Iida Y, Senda T, Matsukawa Y, Onoda K, Miyazaki J I, Sakaguchi H, Nimura Y, Hidaka H, Niki I
Department of Pharmacology, Nagoya University School of Medicine, Japan.
Am J Physiol. 1997 Oct;273(4):E782-9. doi: 10.1152/ajpendo.1997.273.4.E782.

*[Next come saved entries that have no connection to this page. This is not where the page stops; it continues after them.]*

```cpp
template <typename T, bool DEGENERATE, int NDIM, int MODE, bool SCALED = false, bool CHAINED = false>
__global__ __launch_bounds__(64 << (NDIM - 8)) __attribute__((amdgpu_waves_per_eu(2))) void k_gp_mfma16x4(DenseArgs<T> p) {
    constexpr bool FAST = MODE >= 1;
    static_assert(!(SCALED && MODE != 0), "a rescaled basis runs on the general staging and stores");
    const T* const left_scale = SCALED ? p.left_scale : nullptr;
    const T* const right_scale = SCALED ? p.right_scale : nullptr;
    const T* const out_scale = SCALED ? p.out_scale : nullptr;
    extern __shared__ __attribute__((aligned(16))) unsigned char smem_raw[];
    T* smem = reinterpret_cast<T*>(smem_raw);
    lds_u8* lds = (lds_u8*)smem_raw;
    typedef __attribute__((address_space(3))) T lds_t;
    typedef Mfma16x4<T> MM;
    constexpr int ES = MM::SHIFT;
    constexpr int n = NDIM;
    constexpr int N = 1 << n;
    constexpr int H = 1 << (n - 4);
    constexpr int THREADS = 64 << (n - 8);
#ifndef GAAST_MFMA16X4_PAD_MAXN
#define GAAST_MFMA16X4_PAD_MAXN 9
#endif
    constexpr int PAD_A = NDIM <= GAAST_MFMA16X4_PAD_MAXN ? 16 : 0;
    constexpr int A_EL = PAD_A ? 2 * N : 0, B_EL = PAD_A ? 0 : 2 * N;
    constexpr int item_stride = 4 * N + 32;
    constexpr uint32_t NEG = uint32_t(N) << ES;
    constexpr uint32_t A_BASE = uint32_t(A_EL) << ES, NEG_A = uint32_t(N + PAD_A) << ES;
    constexpr uint32_t B_BASE = uint32_t(B_EL) << ES;
    constexpr int BS = 4 + ES;
    const int tid = threadIdx.x;
    if (tid < 16) smem[4 * N + PAD_A + tid] = T(0);

    const int tile = tid >> 6, lane = tid & 63;
    const int i = lane & 15, kq = lane >> 4;
    const int c_hi = (tile << 4) | i;

    uint32_t ak[4], bk[4];
#pragma unroll
    for (int s = 0; s < 4; ++s) {
        const int k = MM::k_of(kq, s);
        const int a_lo = i ^ k;
        int par = __builtin_popcount(uint32_t(a_lo & k) & p.neg_lo) & 1;
        for (int pp = 1; pp < 4; ++pp)
            if ((a_lo >> pp) & 1) par ^= __builtin_popcount(k & ((1 << pp) - 1)) & 1;
        ak[s] = A_BASE + (uint32_t(a_lo) << ES) + (par ? NEG_A : 0u);
        if (MM::QUAD) {
            bk[s] = (uint32_t(c_hi) << BS) | (uint32_t(kq ^ (((c_hi >> 2) & 1) << 1)) << 4);
            if ((__builtin_popcount(uint32_t(c_hi)) & 1) && kq >= 2) bk[s] ^= NEG;
        } else {
            bk[s] = (uint32_t(c_hi) << BS) | ((uint32_t((c_hi >> 1) & 7) << (1 + ES)) ^ (uint32_t(k) << ES));
            if ((__builtin_popcount(uint32_t(c_hi)) & __builtin_popcount(uint32_t(k))) & 1) bk[s] ^= NEG;
        }
    }
    constexpr int SW = (H + 31) / 32, SB = H < 32 ? H : 32;
    uint32_t sign_bits[SW], zero_bits[SW];
#pragma unroll
    for (int w = 0; w < SW; ++w) {
        uint32_t sb = 0, zb = 0;
#pragma unroll 1
        for (int b = 0; b < SB; ++b) {
            const int a_hi = 32 * w + b;
            uint32_t sp = uint32_t(a_hi) >> 1;
            sp ^= sp >> 1;
            sp ^= sp >> 2;
            sp ^= sp >> 4;
            const uint32_t M = sp ^ (uint32_t(a_hi) & p.neg_hi);
            const uint32_t u = (__builtin_popcount(uint32_t(a_hi) & sp) ^ __builtin_popcount(uint32_t(a_hi) & p.neg_hi)) & 1u;
            sb |= ((u ^ uint32_t(__builtin_popcount(uint32_t(c_hi) & M))) & 1u) << b;
            if (DEGENERATE) zb |= ((uint32_t(a_hi) & ~uint32_t(c_hi) & p.zero_hi) ? 1u : 0u) << b;
        }
        sign_bits[w] = sb;
        zero_bits[w] = zb;
    }
    constexpr uint32_t zero_block = uint32_t(4 * N + PAD_A) << ES;
#pragma unroll
    for (int s = 0; s < 4; ++s) bk[s] |= B_BASE;
    uint32_t ooff[4], osg[4];
    bool ook[4];
    T osc[4];
#pragma unroll
    for (int r = 0; r < 4; ++r) {
        const int32_t w = p.out_map[(c_hi << 4) + MM::row(kq, r)];
        ook[r] = w >= 0;
        ooff[r] = uint32_t(w & 0x3fffffff) << ES;
        osg[r] = (uint32_t(w) & 0x40000000u) << 1;
        osc[r] = (SCALED && out_scale) ? out_scale[(c_hi << 4) + MM::row(kq, r)] : T(1);
    }

    constexpr int CPP = 16 >> ES;
    constexpr int PPT = 4 / CPP;
    static_assert((N / CPP) == PPT * THREADS, "four components of each row per thread");
    uint32_t wa[4] = {0, 0, 0, 0}, wb[4] = {0, 0, 0, 0}, sa[4] = {0, 0, 0, 0}, sb[4] = {0, 0, 0, 0};
    T pf_l[4], pf_r[4];
    const bool same_src = CHAINED && p.pre_left == p.right && p.pre_left_stride == p.right_stride && p.pre_left_len == N &&
                          p.pre_right_len <= THREADS;
    T pf_x = T(0);
    auto fetch = [&](int64_t item) {
#pragma unroll
        for (int m = 0; m < PPT; ++m) {
            uint32_t o = uint32_t(tid + m * THREADS) * 16u;
            asm volatile("" : "+v"(o));
            if constexpr (!CHAINED) {
                const uint4 xl = *reinterpret_cast<const uint4*>(reinterpret_cast<const unsigned char*>(p.left + item * p.left_stride) + o);
                __builtin_memcpy(&pf_l[m * CPP], &xl, 16);
            }
            const uint4 xr = *reinterpret_cast<const uint4*>(reinterpret_cast<const unsigned char*>(p.right + item * p.right_stride) + o);
            __builtin_memcpy(&pf_r[m * CPP], &xr, 16);
        }
        if constexpr (CHAINED) {
            if (same_src && tid < p.pre_right_len) pf_x = p.pre_right[item * p.pre_right_stride + tid];
        }
    };
    if (FAST) {
#pragma unroll
        for (int e = 0; e < 4; ++e) {
            const int idx = ((e / CPP) * THREADS + tid) * CPP + (e % CPP);
            const uint32_t mr = p.right_map[idx];
            if constexpr (!CHAINED) {
                const uint32_t ml = p.left_map[idx];
                wa[e] = A_BASE + (((ml >> 16) & 0x7fffu) << ES);
                sa[e] = ml & 0x80000000u;
            }
            wb[e] = B_BASE + (((mr >> 16) & 0x7fffu) << ES);
            sb[e] = mr & 0x80000000u;
        }
        if (int64_t(blockIdx.x) < p.batch) fetch(blockIdx.x);
    }

    constexpr bool LIST_CACHE = CHAINED && FAST && (NDIM == 8 || NDIM == 9);
    constexpr bool LC_PACKED = NDIM != 8;
    constexpr int LW = NDIM + 1;
    bool list_cached = LIST_CACHE && same_src && p.pre_width == 12 && p.pre_rows == 4 * THREADS && p.pre_row_scale == nullptr;
    uint32_t ce[(LIST_CACHE && LC_PACKED) ? 4 : 1][(LIST_CACHE && LC_PACKED) ? LW : 1];
    const lds_t *cl[(LIST_CACHE && !LC_PACKED) ? 4 : 1][(LIST_CACHE && !LC_PACKED) ? LW : 1], *cr[(LIST_CACHE && !LC_PACKED) ? 4 : 1][(LIST_CACHE && !LC_PACKED) ? LW : 1];
    uint32_t crow[4] = {0, 0, 0, 0};
    if constexpr (LIST_CACHE) {
        if (list_cached) {
            const uint32_t ll = uint32_t(p.pre_left_len), rl = uint32_t(p.pre_right_len);
            bool pads_only = true;
#pragma unroll
            for (int rr = 0; rr < 4; ++rr) {
                crow[rr] = p.pre_row_map[tid + rr * THREADS];
#pragma unroll
                for (int t = 0; t < 12; ++t) {
                    const uint32_t e = p.pre_entries[t * (4 * THREADS) + tid + rr * THREADS];
                    if (t < LW) {
                        const uint32_t la = (uint32_t(p.pre_scratch) + (e & 0x7fffu)) << ES;
                        const uint32_t ra = (uint32_t(p.pre_scratch) + ll + ((e >> 16) & 0x7fffu) + ((e >> 31) ? rl + 1u : 0u)) << ES;
                        if constexpr (LC_PACKED) {
                            ce[rr][t < LW ? t : 0] = la | (ra << 16);
                        } else {
                            cl[rr][t < LW ? t : 0] = (const lds_t*)(lds + la);
                            cr[rr][t < LW ? t : 0] = (const lds_t*)(lds + ra);
                        }
                    } else {
                        pads_only = pads_only && (e & 0x7fffu) == ll + rl;
                    }
                }
            }
            list_cached = __all(pads_only) != 0;
        }
    }
    auto cached_list = [&]() {
        if constexpr (LIST_CACHE) {
#pragma unroll
            for (int rr = 0; rr < 4; ++rr) {
                T lv[LW], rv[LW];
#pragma unroll
                for (int t = 0; t < LW; ++t) {
                    if constexpr (LC_PACKED) {
                        uint32_t e = ce[rr][t];
                        asm volatile("" : "+v"(e));
                        lv[t] = *(const lds_t*)(lds + (e & 0xffffu));
                        rv[t] = *(const lds_t*)(lds + (e >> 16));
                    } else {
                        lv[t] = *cl[rr][t];
                        rv[t] = *cr[rr][t];
                    }
                }
                T acc = T(0);
#pragma unroll
                for (int t = 0; t < LW; ++t) acc = acc + lv[t] * rv[t];
                uint32_t w = crow[rr];
                asm volatile("" : "+v"(w));
                const uint32_t pos = (w >> 16) & 0x7fffu;
                const T val = list_flip<T>(acc, w & 0x80000000u);
                smem[A_EL + pos] = val;
                smem[A_EL + pos + N + PAD_A] = -val;
            }
        }
    };
    for (int64_t item = blockIdx.x; item < p.batch; item += gridDim.x) {
        if (FAST) {
#pragma unroll
            for (int e = 0; e < 4; ++e) {
                T yr = pf_r[e];
                if constexpr (CHAINED) {
                    if (same_src) {
                        const int idx = ((e / CPP) * THREADS + tid) * CPP + (e % CPP);
                        smem[p.pre_scratch + idx] = p.pre_canon_left ? T(0) + yr : yr;
                    }
                } else {
                    T yl = pf_l[e];
                    if (p.left_signs) yl = MM::flip(yl, sa[e]);
                    *(lds_t*)(lds + wa[e]) = yl;
                    *(lds_t*)(lds + wa[e] + NEG_A) = -yl;
                }
                yr = MM::flip(yr, sb[e]);
                *(lds_t*)(lds + wb[e]) = yr;
                *(lds_t*)(lds + wb[e] + NEG) = -yr;
            }
            if constexpr (CHAINED) {
                if (same_src) {
                    if (tid < p.pre_right_len) {
                        const T x = p.pre_canon_right ? T(0) + pf_x : pf_x;
                        smem[p.pre_scratch + N + tid] = x;
                        smem[p.pre_scratch + N + p.pre_right_len + 1 + tid] = -x;
                    }
                    if (tid == 0) smem[p.pre_scratch + N + p.pre_right_len] = T(0);
                } else {
                    list_fill_scratch<T, THREADS>(p, item, 1, smem + p.pre_scratch, tid);
                }
                if (!p.left_full) {
                    for (int e = tid; e < N; e += THREADS) {
                        smem[A_EL + e] = T(0);
                        smem[A_EL + N + PAD_A + e] = T(0);
// ... 447 lines not shown
```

The aim of this study was to investigate how insulin secretion is controlled by phosphorylation of the myosin light chain (MLC). Ca2+-evoked insulin release from pancreatic islets permeabilized with streptolysin O was inhibited by different monoclonal antibodies against myosin light-chain kinase (MLCK) to an extent parallel to their inhibition of purified MLCK. Anti-MLCK antibody also inhibited insulin release caused by the stable GTP analog guanosine 5'-O-(3-thiodiphosphate), even at a substimulatory concentration (0.1 microM) of Ca2+. Free Ca2+ increased MLC peptide phosphorylation by beta-cell extracts in vitro. In contrast to the phosphorylation by purified MLCK or by calmodulin (CaM) kinase II, the activity partially remained with the beta-cell under nonstimulatory Ca2+ (0.1 microM) conditions. The MLCK inhibitor ML-9 inhibited the activity in the beta-cell with both substimulatory and stimulatory Ca2+, whereas KN-62, an inhibitor of CaM kinase II, only exerted an influence in the latter case. ML-9 decreased intracellular granule movement in MIN6 cells under basal and acetylcholine-stimulated conditions. We propose that MLC phosphorylation may modulate translocation of secretory granules, resulting in enhanced insulin secretion.
本研究的目的是探究肌球蛋白轻链(MLC)磷酸化如何控制胰岛素分泌。用链球菌溶血素O通透处理的胰岛中,Ca2+诱发的胰岛素释放受到不同抗肌球蛋白轻链激酶(MLCK)单克隆抗体的抑制,其抑制程度与它们对纯化的MLCK的抑制程度平行。抗MLCK抗体也抑制了由稳定的GTP类似物鸟苷5'-O-(3-硫代二磷酸)引起的胰岛素释放,即使在亚刺激浓度(0.1微摩尔)的Ca2+条件下也是如此。游离Ca2+在体外增加了β细胞提取物对MLC肽的磷酸化。与纯化的MLCK或钙调蛋白(CaM)激酶II的磷酸化作用不同,在非刺激的Ca2+(0.1微摩尔)条件下,该活性部分保留在β细胞中。MLCK抑制剂ML-9在亚刺激和刺激的Ca2+条件下均抑制β细胞中的活性,而CaM激酶II的抑制剂KN-62仅在后者情况下发挥作用。在基础和乙酰胆碱刺激条件下,ML-9减少了MIN6细胞内颗粒的移动。我们提出,MLC磷酸化可能调节分泌颗粒的转运,从而导致胰岛素分泌增加。